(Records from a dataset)
// ... 20 lines not shown
  const Dictionary &D;
  const DictIndex &ix;
  const SuffixOrderT<I> &so;
  const ParseBWT &pb;
  const uint32_t *const occ_lex;
  const MergeOpts o;
  BwtOutputs &out;
  const uint64_t NP, N;
  const uint32_t d;
  const int sa_mode;
  const MergeSwitches sw;
  const RecordSource src;
  const WordView wv;
  const uint64_t ntile;
  const uint32_t nblk;
  const int first_pass;

  MergeArgsT<I> a{};
  uint64_t n_out = 0;

  struct {
    DBuf<uint32_t> istart_lex, wistart;
    DBuf<WordRec> wrec;
  } word;
  struct {
    DBuf<uint8_t> pc, hard;
    DBuf<uint32_t> loc, ovf;
    DBuf<uint64_t> tsum, tbase;
    DBuf<uint32_t> tile_full, fullbase, fullbase0;
    DBuf<unsigned long long> first_full;
    DBuf<uint32_t> sfirst, slast, ssl;
  } slot;
  enum { kAllHeads = 0, kFallbackHeads = 1 };
  struct {
    DBuf<unsigned long long> hstats;
    uint64_t n_heads = 0;
    uint32_t big_cap = 0, mid_cap = 0;
    DBuf<BigGroup> big, mid;
    DBuf<I> heads;
    DBuf<uint64_t> list_len;
    DBuf<unsigned long long> mstat;
    DBuf<uint8_t> gmaj, fallback;
    DBuf<HardGroupInfo> ginfo;
    DBuf<uint32_t> minor_cnt, mm_cnt;
    DBuf<uint64_t> minor_off, mm_off;
    DBuf<MinorMember> mm_list;
    uint64_t n_mm = 0, sum_k = 0, n_minor = 0;
    DBuf<I> fb_heads;
    DBuf<MinorRec> recs;
    int gpb = 64;
    uint32_t nmid = 0, nbig = 0;
    DBuf<uint64_t> estart;
    std::vector<uint64_t> es;
  } hg;
  DBuf<uint32_t> heavy, nheavy;

  Merge(pfp_ctx *c_, const Dictionary &D_, const DictIndex &ix_, const SuffixOrderT<I> &so_, const ParseBWT &pb_, const uint32_t *occ_lex_,
        const MergeOpts &o_, BwtOutputs &out_)
      : c(c_), D(D_), ix(ix_), so(so_), pb(pb_), occ_lex(occ_lex_), o(o_), out(out_), NP(D_.dsize), N(so_.N), d((uint32_t)D_.d),
        sa_mode(!o_.flags ? SA_NONE : ((o_.flags & PFP_FLAG_SA) ? SA_DENSE : SA_SPARSE)), sw(MergeSwitches::read()),
        src(choose_record_source<I>(c_, N, NP, sa_mode, so_, sw)), wv(word_view(D_, ix_)), ntile((N >> kOffTileLog) + 1),
        nblk((uint32_t)cdiv64(N, kSlots)), first_pass(sa_mode == SA_SPARSE ? PASS_BWT : (PASS_BWT | PASS_SA)) {}

  MergeArgsT<I> with_pass(int pass) const { MergeArgsT<I> x = a; x.pass = pass; return x; }

  void word_records() {
    word.istart_lex.alloc(c, d); word.wistart.alloc(c, d);
    exclusive_sum_u32(c, occ_lex, word.istart_lex.p, d);
    word.wrec.alloc(c, d);
    hipLaunchKernelGGL(wistart_kernel, gdim(cdiv(d, TB)), gdim(TB), 0, c->stream, d, ix.lexrank.p, word.istart_lex.p, D.wocc.p, pb.ilist.p,
                       ix.wend.p, word.wistart.p, word.wrec.p);
  }

  void alloc_slot_tables() {
    slot.pc.alloc(c, N + 8); slot.hard.alloc(c, N);
    slot.loc.alloc(c, ntile << kOffTileLog); slot.ovf.alloc(c, 1);
    alloc_counts(c, slot.tsum, ntile); slot.tbase.alloc(c, ntile + 1);
    slot.hard.zero();
    slot.tile_full.alloc(c, ntile + 1); slot.fullbase.alloc(c, ntile + 1); slot.fullbase0.alloc(c, 1);
    slot.first_full.alloc(c, 1);
    slot.tile_full.zero();
    PFP_HIP(hipMemsetAsync(slot.first_full.p, 0xFF, 8, c->stream));
    slot.ovf.zero();
  }
  void slot_tables_from_keys(DBuf<uint32_t> &cnt) {
    { KScope ks(c, "pfp::slot_payload_kernel", N * (8 + 1 + 5));
      hipLaunchKernelGGL(slot_payload_kernel<I>, gdim(cdiv(cdiv64(N, 8), 256)), gdim(256), 0, c->stream, N, so.sa.p, so.skeys.p,
                         so.refined.p, D.bytes.p, wv, D.wocc.p, d, o.w, cnt.p, slot.pc.p, slot.tile_full.p, slot.first_full.p); }
    { KScope ks(c, "pfp::slot_loc_kernel", N * 8);
      hipLaunchKernelGGL(slot_loc_kernel, gdim((unsigned)ntile), gdim(256), 0, c->stream, cnt.p, N, slot.loc.p, slot.tsum.p, slot.ovf.p); }
    { KScope ks(c, "pfp::group_flags_kernel", N * 5);
      hipLaunchKernelGGL(group_flags_kernel<I>, gdim(cdiv(N, TB)), gdim(TB), 0, c->stream, N, so.grp.p, slot.pc.p, 0, slot.hard.p); }
  }
  void slot_tables_gathered() {
    const int dense = sa_mode == SA_DENSE ? 1 : 0;
    const uint64_t np256 = cdiv64(NP, 256) * 256;
    DBuf<PosRec> prec(c, np256);
    { KScope ks(c, "pfp::pprec16_kernel", NP * (1 + 16) + (uint64_t)d * 40);
      hipLaunchKernelGGL(pprec16_kernel, gdim(cdiv(np256, TB)), gdim(TB), 0, c->stream, wv, o.w, reinterpret_cast<const uint4 *>(word.wrec.p),
                         dense, (uint64_t)0, NP, prec.p); }
    slot_records(prec.p);
  }
  void slot_tables_per_slot() { slot_records(nullptr); }
  void slot_records(const PosRec *prec) {
    const int dense = sa_mode == SA_DENSE ? 1 : 0;
    slot.sfirst.alloc(c, ntile << kOffTileLog);
// ... 25 lines not shown
    a.ist = dense ? slot.sfirst.p : nullptr;
    a.wistart = word.wistart.p; a.wrec = word.wrec.p;
    a.sfirst = dense ? nullptr : slot.sfirst.p; a.slast = slot.slast.p; a.ssl = slot.ssl.p;
    a.pc = slot.pc.p; a.hard = slot.hard.p; a.tbase = slot.tbase.p; a.loc = slot.loc.p;
    a.ilist = pb.ilist.p; a.bwlast = pb.bwlast.p; a.bwsai = pb.bwsai.p;
    a.istart_lex = word.istart_lex.p; a.fullbase = slot.fullbase.p; a.fullbase0 = slot.fullbase0.p;
    a.out_lo = o.out_lo; a.out_hi = o.out_hi < n_out ? o.out_hi : n_out;
    a.bwt = out.d_bwt - o.out_lo; a.out_sa = out.d_sa ? out.d_sa - o.out_lo : nullptr;
  }

  void find_hard_groups() {
    hg.hstats.alloc(c, 5);
    hg.hstats.zero();
    hg.n_heads = count_flags(c, slot.hard.p, N);
    hg.big_cap = sw.big_cap ? sw.big_cap : (uint32_t)std::min<uint64_t>({(uint64_t)1u << 20, hg.n_heads + 1, n_out / 1024 + 1});
    hg.big.alloc(c, hg.big_cap);
    hg.mid_cap = (uint32_t)std::min<uint64_t>(n_out / (kHardSortMin + 1) + 64, 0x7FFFFFFFull);
    hg.mid.alloc(c, hg.mid_cap);
    hg.heads.alloc(c, hg.n_heads + 1);
    hg.list_len.alloc(c, 2);
    select_index<I>(c, slot.hard.p, hg.heads.p, hg.list_len.p + kAllHeads, N);
    hg.mstat.alloc(c, 2);
    hg.mstat.zero();
  }

  HeadList<I> classify() {
    const uint64_t n_heads = hg.n_heads;
    hg.gmaj.alloc(c, N); hg.fallback.alloc(c, n_heads); hg.ginfo.alloc(c, n_heads);
    alloc_counts(c, hg.minor_cnt, n_heads); hg.minor_off.alloc(c, n_heads + 1);
    alloc_counts(c, hg.mm_cnt, n_heads); hg.mm_off.alloc(c, n_heads + 1);
    a.gmaj = hg.gmaj.p;
    { KScope ks(c, "pfp::hard_classify_kernel", n_heads * 40);
      hipLaunchKernelGGL(hard_classify_kernel<I>, gdim(cdiv(n_heads, 256)), gdim(256), 0, c->stream, a, hg.heads.p, n_heads, hg.gmaj.p,
                         hg.ginfo.p, hg.minor_cnt.p, hg.fallback.p, hg.mstat.p, hg.mm_cnt.p); }
    exclusive_sum_u32_u64(c, hg.minor_cnt.p, hg.minor_off.p, n_heads + 1);
    exclusive_sum_u32_u64(c, hg.mm_cnt.p, hg.mm_off.p, n_heads + 1);
    hg.n_mm = read_scalar(c, hg.mm_off.p + n_heads);
    hg.sum_k = read_scalar(c, (const uint64_t *)hg.mstat.p + 1);
    if (hg.n_mm) {
      hg.mm_list.alloc(c, hg.n_mm);
      KScope ks(c, "pfp::hard_minor_fill_kernel", n_heads * 40 + hg.n_mm * 16);
      hipLaunchKernelGGL(hard_minor_fill_kernel<I>, gdim(cdiv(n_heads * 8, 256)), gdim(256), 0, c->stream, a, hg.ginfo.p, n_heads, hg.mm_off.p,
                         hg.minor_off.p, hg.gmaj.p, hg.mm_list.p);
    }
    const uint64_t n_fallback = count_flags(c, hg.fallback.p, n_heads);
    hg.n_minor = read_scalar(c, hg.minor_off.p + n_heads);
    hg.fb_heads.alloc(c, n_fallback + 1);
    {
      DBuf<I> fidx(c, n_fallback + 1);
      select_index<I>(c, hg.fallback.p, fidx.p, hg.list_len.p + kFallbackHeads, n_heads);
      if (n_fallback) hipLaunchKernelGGL(gather_idx_kernel<I>, gdim(cdiv(n_fallback, 256)), gdim(256), 0, c->stream, n_fallback, fidx.p,
                                         hg.heads.p, hg.fb_heads.p);
      PFP_HIP(hipGetLastError());
      sync(c);
    }
    return HeadList<I>{hg.fb_heads.p, hg.list_len.p + kFallbackHeads, n_fallback};
  }

  void expand() {
    const MergeArgsT<I> ap = with_pass(first_pass);
    heavy.alloc(c, nblk); nheavy.alloc(c, 1);
    nheavy.zero();
    { KScope ks(c, "pfp::expand_kernel", N * 14 + n_out * (sa_mode == SA_DENSE ? 17 : 1));
      hipLaunchKernelGGL(expand_kernel<I>, gdim(nblk), gdim(256), 0, c->stream, ap, heavy.p, nheavy.p, nblk); }
    const uint32_t nh = read_scalar(c, nheavy.p);
    KScope ks2(c, "pfp::expand_heavy_kernel", 0);
    if (nh) hipLaunchKernelGGL(expand_heavy_kernel<I>, gdim(c->n_cu * 4), gdim(256), 0, c->stream, ap, heavy.p, nh);
    PFP_HIP(hipGetLastError());
  }

  void place_minority(const HeadList<I> &lds) {
    if (hg.n_mm) {
      const MergeArgsT<I> ap = with_pass(first_pass);
      if (sa_mode == SA_SPARSE) hg.recs.alloc(c, hg.n_minor + 1);
      KScope ks(c, "pfp::hard_minor_kernel", hg.n_minor * 64);
      const uint64_t avg_k = hg.sum_k / std::max<uint64_t>(hg.n_heads - lds.n, 1);
      if (avg_k > 32)
        hipLaunchKernelGGL((hard_minor_kernel<I, 64>), gdim((unsigned)std::min<uint64_t>(cdiv64(hg.n_mm, 4), (uint64_t)c->n_cu * 64)), gdim(256), 0,
                           c->stream, ap, hg.mm_list.p, hg.n_mm, hg.recs.p);
      else
        hipLaunchKernelGGL((hard_minor_kernel<I, 8>), gdim((unsigned)std::min<uint64_t>(cdiv64(hg.n_mm, 32), (uint64_t)c->n_cu * 64)), gdim(256), 0,
                           c->stream, ap, hg.mm_list.p, hg.n_mm, hg.recs.p);
    }
    PFP_HIP(hipGetLastError());
  }

  void rank_in_lds(const HeadList<I> &lds) {
    const MergeArgsT<I> ap = with_pass(first_pass);
    while (hg.gpb > 8 && lds.n / hg.gpb < (uint64_t)c->n_cu * 32) hg.gpb >>= 1;
    for (;;) {
      if (!lds.n) { PFP_HIP(hipMemsetAsync(hg.hstats.p, 0, 40, c->stream)); }
      else { KScope ks(c, "pfp::hard_groups_kernel", N * 5);
        hipLaunchKernelGGL(hard_groups_kernel<I>, gdim(c->n_cu * 8), gdim(256), 0, c->stream, ap, lds.heads, lds.n_dev, hg.hstats.p, hg.big.p,
                           hg.big_cap, hg.mid.p, hg.mid_cap, hg.gpb); }
      PFP_HIP(hipGetLastError());
      PFP_HIP(hipMemcpyAsync(c->h_scalars, hg.hstats.p, 40, hipMemcpyDeviceToHost, c->stream));
      sync(c);
      if (c->h_scalars[2] <= hg.big_cap) break;
      hg.big_cap = (uint32_t)std::min<uint64_t>(c->h_scalars[2], 0xFFFFFFFFull);
      hg.big.alloc(c, hg.big_cap);
      hg.hstats.zero();
    }
    out.hard_chars = c->h_scalars[0];
    out.hard_groups = c->h_scalars[1];
    out.hard_minor_groups = hg.n_heads - lds.n; out.hard_minor_chars = hg.n_minor;
    out.hard_big_groups = c->h_scalars[2]; out.hard_max_members = c->h_scalars[4];
    hg.nmid = (uint32_t)std::min<uint64_t>(c->h_scalars[3], hg.mid_cap);
    PFP_REQUIRE(c->h_scalars[3] <= hg.mid_cap, PFP_EHIP, "more sorted-path hard groups than the output can hold");
    hg.nbig = (uint32_t)c->h_scalars[2];
    out.hard_chars += read_scalar(c, (const uint64_t *)hg.mstat.p);
    out.hard_groups += hg.n_heads - lds.n;
  }

  void lay_out_queued() {
    const uint32_t nbig = hg.nbig;
    hg.es.assign(nbig + 1, 0);
    if (!nbig) return;
    std::vector<BigGroup> hb(nbig);
    PFP_HIP(hipMemcpyAsync(hb.data(), hg.big.p, nbig * sizeof(BigGroup), hipMemcpyDeviceToHost, c->stream));
    sync(c);
    for (uint32_t q = 0; q < nbig; q++) hg.es[q + 1] = hg.es[q] + hb[q].E;
    hg.estart.alloc(c, nbig + 1);
    PFP_HIP(hipMemcpyAsync(hg.estart.p, hg.es.data(), (nbig + 1) * 8, hipMemcpyHostToDevice, c->stream));
    sync(c);
  }

  void queued_groups(int pass) {
    const MergeArgsT<I> ap = with_pass(pass);
    const std::vector<uint64_t> &es = hg.es;
    if (hg.nmid) {
      KScope ks(c, "pfp::hard_sort_kernel", (uint64_t)hg.nmid * (kHardSortMin + 1) * (sa_mode ? 21 : 5));
      hipLaunchKernelGGL(hard_sort_kernel<I>, gdim(c->n_cu * 4), gdim(256), 0, c->stream, ap, hg.mid.p, hg.nmid);
      PFP_HIP(hipGetLastError());
    }
    for (uint32_t q0 = 0; q0 < hg.nbig;) {
      uint32_t q1 = q0 + 1;
      while (q1 < hg.nbig && es[q1 + 1] - es[q0] <= sw.big_budget) q1++;
      const uint64_t cnt = es[q1] - es[q0];
      if (cnt > sw.big_budget) {
        const int nb = (int)std::min<uint64_t>(cdiv64(cnt, 256), (uint64_t)c->n_cu * 32);
        KScope ks(c, "pfp::hard_big_kernel", cnt * (sa_mode ? 21 : 5));
        hipLaunchKernelGGL(hard_big_kernel<I>, gdim(nb), gdim(256), 0, c->stream, ap, hg.big.p + q0, q1 - q0, hg.estart.p + q0, cnt);
      } else {
        DBuf<uint64_t> bk(c, cnt), bka(c, cnt), bv(c, cnt), bva(c, cnt);
        { KScope ks(c, "pfp::big_keys_kernel", cnt * 28);
          hipLaunchKernelGGL(big_keys_kernel<I>, gdim(cdiv(cnt, 256)), gdim(256), 0, c->stream, ap, hg.big.p, q0, q1, hg.estart.p, cnt, bk.p, bv.p); }
        { SortTag tag("large hard groups"); sort_pairs_db<uint64_t, uint64_t>(c, bk, bka, bv, bva, cnt, 0, 32 + bits_for(q1 - q0)); }
        { KScope ks(c, "pfp::big_place_kernel", cnt * (sa_mode ? 34 : 18));
          hipLaunchKernelGGL(big_place_kernel<I>, gdim(cdiv(cnt, 256)), gdim(256), 0, c->stream, ap, hg.big.p, q0, hg.estart.p, cnt, bk.p, bv.p); }
      }
      PFP_HIP(hipGetLastError());
      q0 = q1;
    }
  }

  void mark_run_boundaries() {
    const uint64_t cnt_slice = a.out_hi > a.out_lo ? a.out_hi - a.out_lo : 0;
    const uint64_t nw = cdiv64(cnt_slice, 64);
    out.bmap.alloc(c, nw + 1); out.bpre.alloc(c, nw + 1);
    const bool want_s = !out.d_sa && (o.flags & PFP_FLAG_SSA), want_e = !out.d_sa && (o.flags & PFP_FLAG_ESA);
    out.slice_n = cnt_slice;
    {
      DBuf<uint32_t> wcnt, scnt, ecnt;
      alloc_counts(c, wcnt, nw);
      PFP_HIP(hipMemsetAsync(out.bmap.p + nw, 0, 8, c->stream));
      if (want_s) { out.smap.alloc(c, nw + 1); out.spre.alloc(c, nw + 1); alloc_counts(c, scnt, nw); }
      if (want_e) { out.emap.alloc(c, nw + 1); out.epre.alloc(c, nw + 1); alloc_counts(c, ecnt, nw); }
      if (nw) {
        KScope ks(c, "pfp::run_bitmap_kernel", cnt_slice + nw * (12 + (want_s ? 12 : 0) + (want_e ? 12 : 0)));
        hipLaunchKernelGGL(run_bitmap_kernel, gdim(cdiv(cdiv64(cnt_slice, 16), 256)), gdim(256), 0, c->stream, out.d_bwt, cnt_slice,
                           out.bmap.p, wcnt.p, out.smap.p, scnt.p, out.emap.p, ecnt.p);
      }
      exclusive_sum_u32_u64(c, wcnt.p, out.bpre.p, nw + 1);
      if (want_s) exclusive_sum_u32_u64(c, scnt.p, out.spre.p, nw + 1);
      if (want_e) exclusive_sum_u32_u64(c, ecnt.p, out.epre.p, nw + 1);
      out.n_bound = read_scalar(c, out.bpre.p + nw);
      if (want_s) out.n_starts = read_scalar(c, out.spre.p + nw);
      if (want_e) out.n_ends = read_scalar(c, out.epre.p + nw);
    }
    a.bmap = out.bmap.p; a.bpre = out.bpre.p;
    if (!out.d_sa) {
      out.sa_c.alloc(c, out.n_bound + 1);
      if (c->debug) PFP_HIP(hipMemsetAsync(out.sa_c.p, 0xFF, (out.n_bound + 1) * 8, c->stream));
      a.sa_c = out.sa_c.p;
    }
  }

  void sa_round(const HeadList<I> &lds) {
    const MergeArgsT<I> ap = with_pass(PASS_SA);
    PFP_REQUIRE(ix.wslot_lex.p, PFP_EINVAL, "merge: the dictionary index has no whole-word slots (compute_lexrank has not run)");
    if (pb.P) {
      KScope ks(c, "pfp::word_sa_kernel", pb.P * (4 + 8 + 8 + 8));
      hipLaunchKernelGGL(word_sa_kernel<I>, gdim(cdiv(pb.P, 256)), gdim(256), 0, c->stream, ap, pb.P, ix.wslot_lex.p, so.slot_base);
    }
    { KScope ks(c, "pfp::unit_edges_kernel", N * (1 + sizeof(I) * 2 + 4));
      hipLaunchKernelGGL(unit_edges_kernel<I>, gdim(cdiv(N, 256)), gdim(256), 0, c->stream, ap); }
    if (hg.n_mm) {
      const uint64_t nr = hg.n_minor;
      if (nr) hipLaunchKernelGGL(hard_minor_sa_kernel<I>, gdim(cdiv(nr, 256)), gdim(256), 0, c->stream, ap, hg.recs.p, nr);
    }
    if (lds.n) {
      DBuf<unsigned long long> scratch(c, 5);
      scratch.zero();
      KScope ks(c, "pfp::hard_groups_kernel", N * 5);
      hipLaunchKernelGGL(hard_groups_kernel<I>, gdim(c->n_cu * 8), gdim(256), 0, c->stream, ap, lds.heads, lds.n_dev, scratch.p, hg.big.p,
                         0u, hg.mid.p, 0u, hg.gpb);
      PFP_HIP(hipGetLastError());
      queued_groups(PASS_SA);
      sync(c);
    }
    PFP_HIP(hipGetLastError());
  }

  void check_boundaries_set() {
    if (!c->debug || !a.sa_c) return;
    DBuf<unsigned long long> unset(c, 1);
    unset.zero();
    const uint64_t skip_lo = (a.pos_base + a.out_lo > 0) ? 1 : 0, skip_hi = (a.pos_base + a.out_hi < a.n_out_global) ? 1 : 0;
    if (out.n_bound > skip_lo + skip_hi)
      hipLaunchKernelGGL(count_unset_kernel, gdim(cdiv(out.n_bound, 256)), gdim(256), 0, c->stream, out.sa_c.p + skip_lo,
                         out.n_bound - skip_lo - skip_hi, unset.p);
    const uint64_t u = read_scalar(c, (const uint64_t *)unset.p);
    PFP_REQUIRE(u == 0, PFP_EHIP, "sparse SA: " + std::to_string(u) + " run boundaries of the BWT received no SA value");
  }

  void run() {
    PFP_REQUIRE(!o.flags || pb.bwsai.p, PFP_EINVAL, "SA output requested without sa info");
    word_records();
    {
      DBuf<uint32_t> cnt;
      if (src == RecordSource::SortKeys) alloc_counts(c, cnt, N, 8);
      alloc_slot_tables();
      switch (src) {
        case RecordSource::SortKeys: slot_tables_from_keys(cnt); break;
        case RecordSource::Gathered: slot_tables_gathered(); break;
        case RecordSource::PerSlot: slot_tables_per_slot(); break;
      }
      offsets_and_totals();
    }
    fill_args();
    find_hard_groups();
    const HeadList<I> lds = sa_mode != SA_DENSE && hg.n_heads ? classify() : HeadList<I>{hg.heads.p, hg.list_len.p + kAllHeads, hg.n_heads};
    expand();
    place_minority(lds);
    rank_in_lds(lds);
    lay_out_queued();
    queued_groups(first_pass);
    if (sa_mode == SA_SPARSE) {
      mark_run_boundaries();
      sa_round(lds);
      check_boundaries_set();
    }
    sync(c);
  }
};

Task description:
Transcribe only the lines from the beginning of the entries to the line with "const int sa_mode;", inclusive, exactly as written.

Solution to the exercise:
// ... 20 lines not shown
  const Dictionary &D;
  const DictIndex &ix;
  const SuffixOrderT<I> &so;
  const ParseBWT &pb;
  const uint32_t *const occ_lex;
  const MergeOpts o;
  BwtOutputs &out;
  const uint64_t NP, N;
  const uint32_t d;
  const int sa_mode;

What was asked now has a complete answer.